The value Dhoni brought to the field as India’s captain was calmness. This is possible only among those supremely confident of their abilities and yet aware of their limitations. Combine that with a shrewd, calculating mind—a mind that found the complicated Duckworth-Lewis method exasperating but one which could figure out the number of overs left, the number of runs needed, and which understood the vulnerability of the opponent well enough to know just the precise moment when to launch the counter-attack and upset the rhythm the bowler was trying to acquire. And in the ensuing chaos, alter the balance of the game permanently, securing a win that had seemed impossible a few overs earlier. He would play defensively when the crowd wanted sixes because his mind told him the time was not yet ripe to seize the initiative. Chases mattered to him, but on his terms; he wanted to minimize the risks first, and open up when the bowler had a false sense of security, to make a mistake which Dhoni would punish gleefully. For Dhoni, cricket was as much a game of chess as one played with a bat and a ball. The tactics didn’t always succeed; the heart-breaking run-out against New Zealand in the World Cup semi-final won’t be forgotten easily, but that was an older Dhoni, only able to show glimpses of the past.

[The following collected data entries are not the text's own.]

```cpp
extern "C" int ser_gemm(const ser_gemm_args* a, void* stream) {
    if (!a || !a->A || !a->W) return ser_fail(-1, "ser_gemm: null operand");
    if (a->M <= 0 || a->N <= 0 || a->K <= 0) return ser_fail(-2, "ser_gemm: bad shape M=%d N=%d K=%d", a->M, a->N, a->K);
    if (a->K % 64) return ser_fail(-3, "ser_gemm: K=%d must be a multiple of 64", a->K);
    if (a->kc && (a->kc % 64 || a->K % a->kc)) return ser_fail(-4, "ser_gemm: kc=%d must divide K and be a multiple of 64", a->kc);
    if (a->N % 8) return ser_fail(-5, "ser_gemm: N=%d must be a multiple of 8", a->N);
    if (a->mode != SER_MODE_BF16 && a->mode != SER_MODE_FP32X && a->mode != SER_MODE_FP16 && a->mode != SER_MODE_FP16X && a->mode != SER_MODE_FP16M)
        return ser_fail(-6, "ser_gemm: bad mode %d", a->mode);
    if (a->mode == SER_MODE_FP16M) {
        if (!a->a_scale || !a->w_scale || a->a_scale_ld < a->M || a->w_scale_ld < a->N)
            return ser_fail(-23, "ser_gemm: FP16M needs a_scale / w_scale with *_scale_ld >= the row count");
        if (a->a_rowoff || a->kc || a->groups != 1 || a->ln_gamma || (a->lda % 64))
            return ser_fail(-23, "ser_gemm: FP16M takes plain row-major operands (no row map / conv chunks / groups / LayerNorm epilogue), lda %% 64 == 0");
    }
    if (a->out_mode == SER_MODE_FP16M || (a->mode == SER_MODE_FP16M && !a->out_mode && a->out_act)) {
        if (!a->out_scale || (a->N % 64) || (a->ldo_act % 64) || a->groups != 1 || a->ln_gamma)
            return ser_fail(-24, "ser_gemm: an FP16M out_act needs out_scale, N %% 64 == 0, ldo_act %% 64 == 0, groups == 1, no LayerNorm epilogue");
    }
    if (!a->a_rowoff && (a->lda % 8)) return ser_fail(-7, "ser_gemm: lda must be a multiple of 8");
    if (a->groups < 1) return ser_fail(-8, "ser_gemm: groups=%d", a->groups);
    if (!a->out_f32 && !a->out_act) return ser_fail(-9, "ser_gemm: no output");
    if ((a->ldo_f32 % 4) || (a->ldo_act % 4) || (a->ldr % 4) || (a->c_group_stride % 4))
        return ser_fail(-10, "ser_gemm: output/residual pitches must be multiples of 4");
    if (a->ln_gamma) {
        if (!a->ln_beta) return ser_fail(-11, "ser_gemm: ln_gamma without ln_beta");
        if (a->N > 512 || a->groups != 1 || a->residual)
            return ser_fail(-12, "ser_gemm: the LayerNorm epilogue needs N <= 512, groups == 1, no residual");
    }
    if (a->ln_stats_in) {
        if (!a->ln_colsum || a->ln_groups < 2 || a->ln_groups > 32 || (a->ln_groups & 1) || a->ln_gamma)
            return ser_fail(-14, "ser_gemm: deferred LayerNorm needs ln_colsum, an even ln_groups in [2,32] and no fused-LN epilogue");
    }
    if (a->stat_out && (a->ln_gamma || a->stat_groups < a->groups * ((a->N + 63) / 64)))
        return ser_fail(-15, "ser_gemm: stat_out needs stat_groups >= groups*ceil(N/64) and no fused-LN epilogue");
    if (a->shift_out && (!a->stat_out || a->ln_gamma)) return ser_fail(-19, "ser_gemm: shift_out needs stat_out and no fused-LN epilogue");
    if (a->mean_out && !a->ln_stats_in) return ser_fail(-20, "ser_gemm: mean_out needs ln_stats_in");
    if (a->lnstat_out && !a->ln_stats_in) return ser_fail(-20, "ser_gemm: lnstat_out needs ln_stats_in");
    if (a->out_mode && a->out_mode != a->mode && !a->ln_gamma &&
        !((a->mode == SER_MODE_FP32X && a->out_mode == SER_MODE_FP16) || (a->mode == SER_MODE_FP16 && a->out_mode == SER_MODE_FP16X) ||
          (a->mode == SER_MODE_FP16X && a->out_mode == SER_MODE_FP16) || (a->mode == SER_MODE_FP16X && a->out_mode == SER_MODE_FP16M) ||
          (a->mode == SER_MODE_FP16M && a->out_mode == SER_MODE_FP16X)))
        return ser_fail(-21, "ser_gemm: out_mode %d with mode %d (FP32X -> FP16, FP16 <-> FP16X, FP16X <-> FP16M convert)", a->out_mode, a->mode);
    if (a->out_mode && a->out_mode != a->mode && a->ln_gamma)
        return ser_fail(-21, "ser_gemm: out_mode %d with the LayerNorm epilogue", a->out_mode);
    if (a->col_scale_end % 4) return ser_fail(-17, "ser_gemm: col_scale_end must be a multiple of 4");
    if (a->gn_scale && (!a->gn_shift || !a->gn_row_offs || a->gn_B < 1 || a->gn_ld < a->N || (a->gn_ld % 4) || a->groups != 1 ||
                        a->ln_gamma || a->ln_stats_in))
        return ser_fail(-25, "ser_gemm: gn_scale needs gn_shift, gn_row_offs, gn_B >= 1, gn_ld >= N (multiple of 4), groups == 1, "
                             "no LayerNorm epilogue and no deferred LayerNorm");
    if ((a->ldo_act % 8) || (a->c_group_stride % 8)) return ser_fail(-18, "ser_gemm: act pitch / group stride must be multiples of 8");
    if (a->f32_col_begin < 0 || (a->f32_col_begin % 8)) return ser_fail(-16, "ser_gemm: f32_col_begin must be a non-negative multiple of 8");
    if (a->tile_cfg < 0 || a->tile_cfg > 3) return ser_fail(-13, "ser_gemm: tile_cfg=%d (0 auto, 1..3)", a->tile_cfg);
    hipStream_t s = (hipStream_t)stream;
#ifdef SER_GEMM_DBG
    {
        static void* planted = nullptr;
        if (planted != ser_gemm_dbg_ptr) {
            planted = ser_gemm_dbg_ptr;
            (void)hipMemcpyToSymbol(HIP_SYMBOL(ser_gemm_dbg_dev), &planted, sizeof(void*));
        }
    }
#endif
    if (a->mode == SER_MODE_FP32X || a->mode == SER_MODE_FP16X) {
        if (a->ln_gamma) return launch_cfg<2, 4, 4, 8, 32, 2, true, true>(a, s);
        static const int x32_n64 = (int)SER_KNOB("SER_GEMM_N64", 1);
        if (x32_n64 && a->N <= 64) return launch_cfg<4, 1, 2, 4, 32, 2, false, true>(a, s);
        static const long x32_256_min = SER_KNOB("SER_GEMM_X32_256_MIN", 100);
        const long t256x128 = (long)((a->M + 255) / 256) * ((a->N + 127) / 128) * a->groups;
        static const long x32_sq_min = SER_KNOB("SER_GEMM_X32_SQ_MIN", 150);
        const long t256sq = (long)((a->M + 255) / 256) * ((a->N + 255) / 256) * a->groups;
        const long sq_rounds = (t256sq + 255) / 256;
        const bool sq_full = t256sq * 100 >= sq_rounds * 256 * 85;
        if (x32_sq_min > 0 && a->N >= 256 && t256sq >= x32_sq_min && sq_full && a->act == SER_ACT_NONE) return launch_cfg<4, 2, 4, 8, 32, 2, false, true>(a, s);
        if (x32_256_min > 0 && a->N >= 128 && t256x128 >= x32_256_min) return launch_cfg<4, 2, 4, 4, 32, 3, false, true>(a, s);
        return launch_cfg<4, 2, 2, 4, 64, 2, false, true>(a, s);
    }
    if (a->mode == SER_MODE_FP16M) {
        const long t256sq = (long)((a->M + 255) / 256) * ((a->N + 255) / 256);
        const long t256x128 = (long)((a->M + 255) / 256) * ((a->N + 127) / 128);
        static const long m_sq_min = SER_KNOB("SER_GEMM_M16_SQ_MIN", 100), m_256_min = SER_KNOB("SER_GEMM_M16_256_MIN", 100);
        if (a->tile_cfg == 3 || (!a->tile_cfg && a->N >= 256 && t256sq >= m_sq_min)) return launch_cfg<2, 4, 8, 4, 64, 2, false>(a, s);
        if (a->tile_cfg == 2 || (!a->tile_cfg && a->N >= 128 && t256x128 >= m_256_min)) return launch_cfg<4, 2, 4, 4, 64, 3, false>(a, s);
        return launch_cfg<2, 2, 4, 4, 64, 2, false>(a, s);
    }
    switch (pick_cfg(a)) {
        case CFG_LN512:   return launch_cfg<2, 4, 4, 8, 64, 2, true>(a, s);
        case CFG_LN512_M64: return launch_cfg<1, 8, 4, 4, 64, 2, true>(a, s);
        case CFG_LN512_M32: return launch_cfg<1, 4, 2, 8, 64, 2, true>(a, s);
        case CFG_128x64:  return launch_cfg<4, 1, 2, 4, 64, 2, false>(a, s);
        case CFG_256x256: return launch_cfg<2, 4, 8, 4, 64, 2, false>(a, s);
        case CFG_256x128: return launch_cfg<4, 2, 4, 4, 64, 3, false>(a, s);
        default:          return launch_cfg<2, 2, 4, 4, 64, 2, false>(a, s);
    }
}
```

Before: 2011 utterances/s.

## Add resident-window GEMM path for grouped positional conv with shared A rows

```diff
diff --git a/interspeech_ser_amd/csrc/gemm.hip b/interspeech_ser_amd/csrc/gemm.hip
--- a/interspeech_ser_amd/csrc/gemm.hip
+++ b/interspeech_ser_amd/csrc/gemm.hip
@@ -52,7 +52,9 @@
     asm volatile("s_nop 15\n\ts_nop 15\n\ts_nop 7" ::: "memory");
 }
 
-template <int WM, int WN, int TM, int TN, int BK, int ST, int MODE, bool LNEPI, int OM = MODE>
+constexpr int WIN_ROWS = 512;
+constexpr int WIN_ST = 2;
+template <int WM, int WN, int TM, int TN, int BK, int ST, int MODE, bool LNEPI, int OM = MODE, bool WIN = false>
 __global__ __launch_bounds__(64 * WM * WN, 2)
 void ser_gemm_kernel(const ser_gemm_args p) {
     constexpr int NW = WM * WN, NT = 64 * NW;
@@ -69,6 +71,8 @@
     constexpr int LPT = NPL * (LA + LW);
     constexpr int KS = BK / 32;
     static_assert(BM % (RPP * NW) == 0 && BN % (RPP * NW) == 0, "tile/wave mismatch");
+    static_assert(!WIN || (NPL == 1 && !M16 && !LNEPI && BK == 64 && WN == 1 && BN == 64 && ST == 2 && BM + 128 <= WIN_ROWS),
+                  "window form: single-plane 64-column tiles, dense epilogue");
     extern __shared__ __attribute__((aligned(16))) char lds[];
 
     const int tid = threadIdx.x;
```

That, and his sense of detachment. After the last ball was bowled, after India had secured another victory, while his teammates jumped and danced and pranced around, uncorking champagne bottles, Dhoni may have seemed removed, in another world. There was that smile on his face, aware that his calculations had paid off, but just as easily the calculations might not have; cricket is a game. Heroism on the field matters, heroism elsewhere—such as India’s borders—is more important. That is why he saluted the men and women in uniform, for he knew that real courage is different. That patriotism seemed in-your-face and mawkish but it was genuinely felt. It was the alternative career he may have wanted, a mountain he had not climbed. He knew what he did not have, and celebrated what he had.
Dhoni saw victory and defeat on the field as part and parcel of life. Everything is not, and cannot be, under your control. You aren’t perfect. So use your skills, your mind, study the opponent, indulge him, exploit his vanity and weakness, and then at what you consider to be the right moment, play your best shot. If the stars are aligned, you will win; if not, there is another day, it is only a game. That may sound fatalistic and karmic. And Dhoni may not mind such an interpretation.
But even if cricket is a game of glorious uncertainties, the scoreboard, at the end of the day, tells the story. And once in the pavilion, there is the silverware he has won for India. It is a record of which he should feel mightily proud, and the nation should feel gratitude.
Salil Tripathi is a writer based in New York.